> WHAT NEEDS TO BE DONE: From the entries provided below, copy each line that contains the word "sbase".

Dataset entries
▬▬▬▬▬▬

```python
class _SplitConv(torch.autograd.Function):

    @staticmethod
    def forward(ctx, x, w, bias, plan, st, site=None):
        from . import ops
        ctx.site = site
        gf, kf, nf = plan.fwd
        wf, bf = ops.fold_channel_scale(w, bias, st.scale, st.center)
        img = weight_image(wf, gf, kf, nf)
        ctx.bwd_image = None
        if ctx.needs_input_grad[0]:
            gb, kb, nb = plan.bwd
            ctx.bwd_image = weight_image(w, gb, kb, nb)
        hi, lo = st.planes[0].view(st.shape), st.planes[1].view(st.shape)
        one = _one(hi.device)
        y = run((hi, lo, one), img, gf, bf, nbytes=plan.fwd_ws)
        ctx.save_for_backward(w, hi, lo, one, st.scale, st.center)
        ctx.plan, ctx.has_bias = plan, bias is not None
        return y

    @staticmethod
    def backward(ctx, gy):
        from . import ops
        w, xh, xl, one, scale, center = ctx.saved_tensors
        plan = ctx.plan
        gy = gy.contiguous()
        need_w = ctx.needs_input_grad[1]
        need_b = ctx.has_bias and ctx.needs_input_grad[2]
        fused_db = need_w and _colsum_ok(gy.shape[-1])
        g_planes = split_planes(gy, colsum=fused_db, site=ctx.site, role='g')
        dx = dw = db = None
        if ctx.needs_input_grad[0]:
            gb, kb, nb = plan.bwd
            image = ctx.bwd_image if ctx.bwd_image is not None else weight_image(w, gb, kb, nb)
            dx = run(g_planes[:3], image, gb, nbytes=plan.bwd_ws)
        if need_w:
            gf, kf, nf = plan.fwd
            if fused_db:
                D, db = weight_gradient((xh, xl, one), g_planes, gf, w, kf, nf, nbytes=plan.wrw_ws, colsum=g_planes[3])
            else:
                D = weight_gradient((xh, xl, one), g_planes, gf, w, kf, nf, nbytes=plan.wrw_ws)
                db = gy.sum((0, 1, 2))
            dw = ops.unfold_channel_scale(D, db, scale, center)
        elif need_b:
            db = gy.sum((0, 1, 2))
        return dx, dw, (db if need_b else None), None, None, None


def split_conv(x, st, w, bias=None, site=None):
    p = _plan('same', x, w)
    if not (p and p.ok and tuple(w.shape[2:]) == (1, 1) and w.dtype == torch.float32):
        raise _lib.WcHipError(f"split_conv: a pre-split handle reached a convolution without a planes path {tuple(x.shape)} x {tuple(w.shape)}")
    return _SplitConv.apply(x, w, bias, p, st, site)


def fast_conv_or_none(x, w, bias=None, kind='same', relu_input=False, site=None, leaky_input=None):
    if leaky_input is not None and relu_input:
        raise ValueError("relu_input and leaky_input are two activations")
    handed = getattr(x, '_wc_planes', None)
    if not supported(x, w, kind):
        if handed is not None:
            raise _lib.WcHipError(f"fast_conv: a K3 handle reached a convolution that cannot take planes {tuple(x.shape)} x {tuple(w.shape)} ({kind})")
        return None
    if handed is not None:
        if relu_input or leaky_input is not None:
            raise ValueError("a K3 handle is already ReLU'd")
        return _FastConv.apply(x, w, bias, kind, _plan(kind, x, w), False, handed, site)
    return _FastConv.apply(x, w, bias, kind, _plan(kind, x, w), relu_input, None, site,
                           None if leaky_input is None else float(leaky_input))


NARROW_WRW = os.environ.get('WC_NARROW_WRW', '1') != '0'


def narrow_wrw_supported(x, w):
    if not (NARROW_WRW and x.is_cuda and x.dtype == torch.float32 and w.dtype == torch.float32 and x.dim() == 4 and w.dim() == 4):
        return False
    k = w.shape[2]
    if w.shape[3] != k or k not in (1, 3) or w.shape[1] != x.shape[3]:
        return False
    N, H, W, C = x.shape
    return bool(_lib.load().wc_conv_narrow64_supported(N, H, W, C, w.shape[0], k))


def narrow_forward(x, w, bias=None, relu=False, mirrored=False):
    lib = _lib.load()
    N, H, W, C = x.shape
    k = w.shape[2]
    if mirrored:
        O = w.shape[1]
        ptr = ctypes.c_void_p(w.data_ptr() + 4 * ((k - 1) * w.stride(2) + (k - 1) * w.stride(3)))
        strides = (w.stride(0), w.stride(1), -w.stride(2), -w.stride(3))
    else:
        O = w.shape[0]
        ptr = _ptr(w)
        strides = (w.stride(1), w.stride(0), w.stride(2), w.stride(3))
    y = torch.empty((N, H, W, O), dtype=torch.float32, device=x.device)
    xc = x if x.is_contiguous() else x.contiguous()
    _lib.check(lib.wc_conv_fwd_narrow_f32(_ptr(xc), ptr, *strides, _ptr(bias), N, H, W, C, O, k, 1 if relu else 0, _ptr(y), _stream()),
               "wc_conv_fwd_narrow_f32")
    return y


class _NarrowInConv(torch.autograd.Function):

    @staticmethod
    def forward(ctx, x, w, bias):
        ctx.save_for_backward(x, w)
        ctx.has_bias = bias is not None
        return narrow_forward(x, w, bias)

    @staticmethod
    def backward(ctx, gy):
        x, w = ctx.saved_tensors
        N, H, W, C = x.shape
        O, k = w.shape[0], w.shape[2]
        lib = _lib.load()
        dx = dw = db = None
        g = gy if gy.is_contiguous() else gy.contiguous()
        if ctx.needs_input_grad[0]:
            dx = torch.ops.aten.convolution_backward(g.permute(0, 3, 1, 2), x.permute(0, 3, 1, 2), w, None, [1, 1], [k // 2, k // 2], [1, 1],
                                                     False, [0, 0], 1, [True, False, False])[0].permute(0, 2, 3, 1)
        if ctx.needs_input_grad[1] or (ctx.has_bias and ctx.needs_input_grad[2]):
            dw = torch.empty_strided(w.shape, w.stride(), dtype=torch.float32, device=w.device)
            if _storage_extent(dw) != dw.numel():
                raise ValueError("weight must be dense")
            db = torch.empty(O, dtype=torch.float32, device=w.device) if ctx.has_bias else None
            nb = lib.wc_conv_wrw_narrow64_workspace_bytes(N, H, W, C, O, k)
            ws = torch.empty(nb, dtype=torch.uint8, device=x.device)
            xc = x if x.is_contiguous() else x.contiguous()
            _lib.check(lib.wc_conv_wrw_narrow64_f32(_ptr(xc), _ptr(g), N, H, W, C, O, k, _ptr(dw), dw.stride(1), dw.stride(0), dw.stride(2),
                                                    dw.stride(3), _ptr(db), _ptr(ws), nb, _stream()), "wc_conv_wrw_narrow64_f32")
        return dx, dw, db


def narrow_weight_gradient(x, gy, w):
    N, H, W, C = x.shape
    O, k = w.shape[0], w.shape[2]
    lib = _lib.load()
    dw = torch.empty_strided(w.shape, w.stride(), dtype=torch.float32, device=w.device)
    if _storage_extent(dw) != dw.numel():
        raise ValueError("weight must be dense")
    nb = lib.wc_conv_wrw_narrow64_workspace_bytes(N, H, W, C, O, k)
    ws = torch.empty(nb, dtype=torch.uint8, device=x.device)
    xc = x if x.is_contiguous() else x.contiguous()
    g = gy if gy.is_contiguous() else gy.contiguous()
    _lib.check(lib.wc_conv_wrw_narrow64_f32(_ptr(xc), _ptr(g), N, H, W, C, O, k, _ptr(dw), dw.stride(1), dw.stride(0), dw.stride(2),
                                            dw.stride(3), None, _ptr(ws), nb, _stream()), "wc_conv_wrw_narrow64_f32")
    return dw


def narrow_in_conv(x, w, bias=None):
    if _storage_extent(w) != w.numel():
        w = w.contiguous()
    return _NarrowInConv.apply(x, w, bias)


def narrow_out_weight_gradient(x, gy, w):
    lib = _lib.load()
    N, H, W, C = x.shape
    O, k = w.shape[0], w.shape[2]
    dw = torch.empty_strided(w.shape, w.stride(), dtype=torch.float32, device=w.device)
    if _storage_extent(dw) != dw.numel():
        raise ValueError("weight must be dense")
    nb = lib.wc_conv_wrw_narrow_workspace_bytes(N, H, W, O, C, k)
    ws = torch.empty(nb, dtype=torch.uint8, device=x.device)
    last = dw.data_ptr() + 4 * ((k - 1) * dw.stride(2) + (k - 1) * dw.stride(3))
    _lib.check(lib.wc_conv_wrw_narrow_f32(_ptr(gy), _ptr(x), N, H, W, O, C, k, ctypes.c_void_p(last), dw.stride(0), dw.stride(1), -dw.stride(2),
                                          -dw.stride(3), None, _ptr(ws), nb, _stream()), "wc_conv_wrw_narrow_f32")
    return dw


def narrow_out_wrw_supported(x, w):
    if not (NARROW_WRW and x.is_cuda and x.dtype == torch.float32 and w.dtype == torch.float32 and x.dim() == 4 and w.dim() == 4):
        return False
    k = w.shape[2]
    if w.shape[3] != k or k not in (1, 3) or w.shape[1] != x.shape[3]:
        return False
    N, H, W, C = x.shape
    return bool(_lib.load().wc_conv_wrw_narrow_supported(N, H, W, w.shape[0], C, k))


def fast_conv(x, w, bias=None, kind='same'):
    if not supported(x, w, kind):
        raise _lib.WcHipError(f"fast_conv: unsupported call {tuple(x.shape)} x {tuple(w.shape)} ({kind})")
    return _FastConv.apply(x, w, bias, kind, _plan(kind, x, w))
```

wc_gan_amd/csrc/wc_conv.hip:

```cpp
#include "wc_common.h"
#include "../../include/wc_hip.h"
#include <stdlib.h>


namespace {

constexpr int kMaxTaps = 16, kMaxPhase = 4;

struct ConvArgs {
    const _Float16* xhi; const _Float16* xlo;
    const _Float16* zero;
    const char* wimg;
    const float* xscale; const float* wscale;
    const float* bias;
    float* y;
    int N, H, W, Hin, Win, Cin, Cout, in_stride, ntaps, nphase, Hout, Wout, out_stride, relu;
    unsigned magHW, shHW, magW, shW;
    int ksplit; float* partial;
    signed char dy[kMaxPhase][kMaxTaps], dx[kMaxPhase][kMaxTaps];
    signed char offy[kMaxPhase], offx[kMaxPhase];
};

__device__ __forceinline__ void lds_dma16(const void* g, unsigned lds)
{
    unsigned keep;
    asm volatile("s_mov_b32 %0, m0\n\ts_mov_b32 m0, %2\n\ts_nop 0\n\tglobal_load_lds_dwordx4 %1, off\n\ts_mov_b32 m0, %0"
                 : "=&s"(keep) : "v"(g), "s"(lds) : "memory");
}

template <int MB, int NB, bool KS>
__global__ __launch_bounds__(256) void conv_f16x3_kernel(ConvArgs a)
{
    extern __shared__ __attribute__((aligned(16))) char smem[];
    constexpr int TM = 64 * MB, TN = 64 * NB;
    constexpr int A_BYTES = 2 * MB * 4 * 1024, B_BYTES = 2 * NB * 4 * 1024, STAGE = A_BYTES + B_BYTES;
    constexpr int AQ = (2 * MB) / 4;
    static_assert(AQ >= 1, "MB >= 2");

    const int tid = threadIdx.x, lane = tid & 63;
    const int wave = __builtin_amdgcn_readfirstlane(tid >> 6);
    const int wm = wave >> 1, wn = wave & 1;
    const int ntn = a.Cout / TN;
    const int phase = blockIdx.y / ntn, nt = blockIdx.y - phase * ntn;
    const unsigned m0 = blockIdx.x * TM;
    const unsigned HW = a.H * a.W;
    const int koff = (lane >> 5) * 8;

    int gy[AQ], gx[AQ];
    unsigned gpix[AQ];
    #pragma unroll
    for (int q = 0; q < AQ; ++q) {
        const unsigned m = m0 + (wave * AQ + q) * 32 + (lane & 31);
        const unsigned n = __umulhi(m, a.magHW) >> a.shHW, rem = m - n * HW;
        const unsigned yy = __umulhi(rem, a.magW) >> a.shW, xx = rem - yy * a.W;
        gy[q] = yy * a.in_stride; gx[q] = xx * a.in_stride; gpix[q] = n * (a.Hin * a.Win);
    }
    const unsigned lds0 = (unsigned)(size_t)((__attribute__((address_space(3))) char*)smem);
    const int nchunk = a.Cin >> 5;
    const int iters = a.ntaps * nchunk;
    const int nblk_all = a.Cout >> 5;

    auto issue = [&](int it, int stage) {
        const int tap = it / nchunk, ch = it - tap * nchunk;
        const int dy = a.dy[phase][tap], dx = a.dx[phase][tap];
        const unsigned sbase = __builtin_amdgcn_readfirstlane(lds0 + stage * STAGE);
        #pragma unroll
        for (int q = 0; q < AQ; ++q) {
            const int iy = gy[q] + dy, ix = gx[q] + dx;
            const bool ok = (unsigned)iy < (unsigned)a.Hin && (unsigned)ix < (unsigned)a.Win;
            const int64_t e = ((int64_t)(gpix[q] + iy * a.Win + ix)) * a.Cin + ch * 32 + koff;
            #pragma unroll
            for (int s = 0; s < 2; ++s) {
                const _Float16* ph = ok ? a.xhi + e + s * 16 : a.zero + koff;
                const _Float16* pl = ok ? a.xlo + e + s * 16 : a.zero + koff;
                const unsigned l = sbase + (((wave * AQ + q) * 2 + s) * 2) * 1024;
                lds_dma16(ph, l);
                lds_dma16(pl, l + 1024);
            }
        }
        const char* wsrc = a.wimg + ((((int64_t)(phase * a.ntaps + tap) * nchunk + ch) * nblk_all + nt * 2 * NB) << 12);
        #pragma unroll
        for (int c = 0; c < 2 * NB; ++c) {
            const int idx = wave * 2 * NB + c;
            lds_dma16(wsrc + idx * 1024 + lane * 16, sbase + A_BYTES + idx * 1024);
        }
    };

    f32x16 acc[MB][NB];
    #pragma unroll
    for (int i = 0; i < MB; ++i)
        #pragma unroll
        for (int j = 0; j < NB; ++j)
            #pragma unroll
            for (int r = 0; r < 16; ++r) acc[i][j][r] = 0.f;

    const int it0 = KS ? (int)blockIdx.z * iters / a.ksplit : 0, it1 = KS ? ((int)blockIdx.z + 1) * iters / a.ksplit : iters;
    constexpr int NA = AQ * 4, ND = NA + 2 * NB, HALF = ND / 2, PER = 3 * MB * NB, GAP = PER / HALF;
    static_assert(PER % HALF == 0, "DMAs spread evenly");
    int tabv = 0;
    if (lane < a.ntaps) tabv = (a.dy[phase][lane] & 0xff) | ((a.dx[phase][lane] & 0xff) << 8);
    const char* pa[AQ][2];
    int pstep[AQ];
    const char* pw;
    unsigned sb_next = 0;
    auto prep = [&](int it, int stage) {
        const int tap = it / nchunk, ch = it - tap * nchunk;
        const int p = __builtin_amdgcn_readlane(tabv, tap);
        const int dy = (signed char)(p & 0xff), dx = (signed char)((p >> 8) & 0xff);
        #pragma unroll
        for (int q = 0; q < AQ; ++q) {
            const int iy = gy[q] + dy, ix = gx[q] + dx;
            const bool ok = (unsigned)iy < (unsigned)a.Hin && (unsigned)ix < (unsigned)a.Win;
            const int64_t e = ((int64_t)(gpix[q] + iy * a.Win + ix)) * a.Cin + ch * 32 + koff;
            pa[q][0] = reinterpret_cast<const char*>(ok ? a.xhi + e : a.zero + koff);
            pa[q][1] = reinterpret_cast<const char*>(ok ? a.xlo + e : a.zero + koff);
            pstep[q] = ok ? 32 : 0;
        }
        pw = a.wimg + ((((int64_t)(phase * a.ntaps + tap) * nchunk + ch) * nblk_all + nt * 2 * NB) << 12) + wave * (2 * NB * 1024) + lane * 16;
        sb_next = __builtin_amdgcn_readfirstlane(lds0 + stage * STAGE);
    };
    auto dma = [&](int d) {
        if (d < NA) {
            const int q = d >> 2, ks = (d >> 1) & 1, pl = d & 1;
            lds_dma16(pa[q][pl] + ks * pstep[q], sb_next + (((wave * AQ + q) * 2 + ks) * 2 + pl) * 1024);
        } else {
            const int c = d - NA;
            lds_dma16(pw + c * 1024, sb_next + A_BYTES + (wave * 2 * NB + c) * 1024);
        }
    };
    f16x8 fa[2][MB][2], fb[2][NB][2];
    auto frags = [&](int stage, int ks) {
        const char* sa = smem + stage * STAGE;
        const char* sb = sa + A_BYTES;
        #pragma unroll
        for (int i = 0; i < MB; ++i) {
            const char* p = sa + (((wm * MB + i) * 2 + ks) * 2) * 1024 + lane * 16;
            fa[ks][i][0] = *reinterpret_cast<const f16x8*>(p);
            fa[ks][i][1] = *reinterpret_cast<const f16x8*>(p + 1024);
        }
        #pragma unroll
        for (int j = 0; j < NB; ++j) {
            const char* p = sb + (((wn * NB + j) * 2 + ks) * 2) * 1024 + lane * 16;
            fb[ks][j][0] = *reinterpret_cast<const f16x8*>(p);
            fb[ks][j][1] = *reinterpret_cast<const f16x8*>(p + 1024);
        }
    };
    prep(it0, 0);
    #pragma unroll
    for (int d = 0; d < ND; ++d) dma(d);
    for (int it = it0; it < it1; ++it) {
        const int stage = (it - it0) & 1;
        __builtin_amdgcn_s_waitcnt(0x0F70);
        __syncthreads();
        frags(stage, 0);
        prep(it + 1 < it1 ? it + 1 : it, stage ^ 1);
        __builtin_amdgcn_sched_barrier(0);
        #pragma unroll
        for (int ks = 0; ks < 2; ++ks) {
            #pragma unroll
            for (int g = 0; g < PER; ++g) {
                const int prod = g / (MB * NB), i = (g / NB) % MB, j = g % NB;
                acc[i][j] = __builtin_amdgcn_mfma_f32_32x32x16_f16(fa[ks][i][prod == 0 ? 1 : 0], fb[ks][j][prod == 1 ? 1 : 0], acc[i][j], 0, 0, 0);
                if ((g + 1) % GAP == 0) {
                    dma(ks * HALF + g / GAP);
                    __builtin_amdgcn_sched_barrier(0);
                }
                if (ks == 0 && g == PER / 2) {
                    frags(stage, 1);
                    __builtin_amdgcn_sched_barrier(0);
                }
            }
        }
    }
    __builtin_amdgcn_s_waitcnt(0x0F70);
    const float inv = 1.0f / (a.xscale[0] * a.wscale[0]);
    const int oy0 = a.offy[phase], ox0 = a.offx[phase];
    float bj[NB];
    #pragma unroll
    for (int j = 0; j < NB; ++j) bj[j] = a.bias ? a.bias[nt * TN + (wn * NB + j) * 32 + (lane & 31)] : 0.f;
    #pragma unroll
    for (int i = 0; i < MB; ++i) {
        #pragma unroll
        for (int r = 0; r < 16; ++r) {
            const unsigned row = (r & 3) + 8 * (r >> 2) + 4 * (lane >> 5);
            const unsigned m = m0 + (wm * MB + i) * 32 + row;
            const unsigned n = __umulhi(m, a.magHW) >> a.shHW, rem = m - n * HW;
            const unsigned yy = __umulhi(rem, a.magW) >> a.shW, xx = rem - yy * a.W;
            const int64_t opix = ((int64_t)n * a.Hout + (yy * a.out_stride + oy0)) * a.Wout + (xx * a.out_stride + ox0);
            const int64_t oe = opix * a.Cout + nt * TN + wn * NB * 32 + (lane & 31);
            if (KS) {
                float* o = a.partial + (int64_t)blockIdx.z * ((int64_t)a.N * a.Hout * a.Wout * a.Cout) + oe;
                #pragma unroll
                for (int j = 0; j < NB; ++j) o[j * 32] = acc[i][j][r];
            } else {
                float* o = a.y + oe;
                #pragma unroll
                for (int j = 0; j < NB; ++j) {
                    float v = acc[i][j][r] * inv + bj[j];
                    if (a.relu) v = fmaxf(v, 0.f);
                    o[j * 32] = v;
                }
            }
        }
    }
}
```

▬▬▬▬▬▬

> RESULT BELOW:
        const unsigned sbase = __builtin_amdgcn_readfirstlane(lds0 + stage * STAGE);
                const unsigned l = sbase + (((wave * AQ + q) * 2 + s) * 2) * 1024;
            lds_dma16(wsrc + idx * 1024 + lane * 16, sbase + A_BYTES + idx * 1024);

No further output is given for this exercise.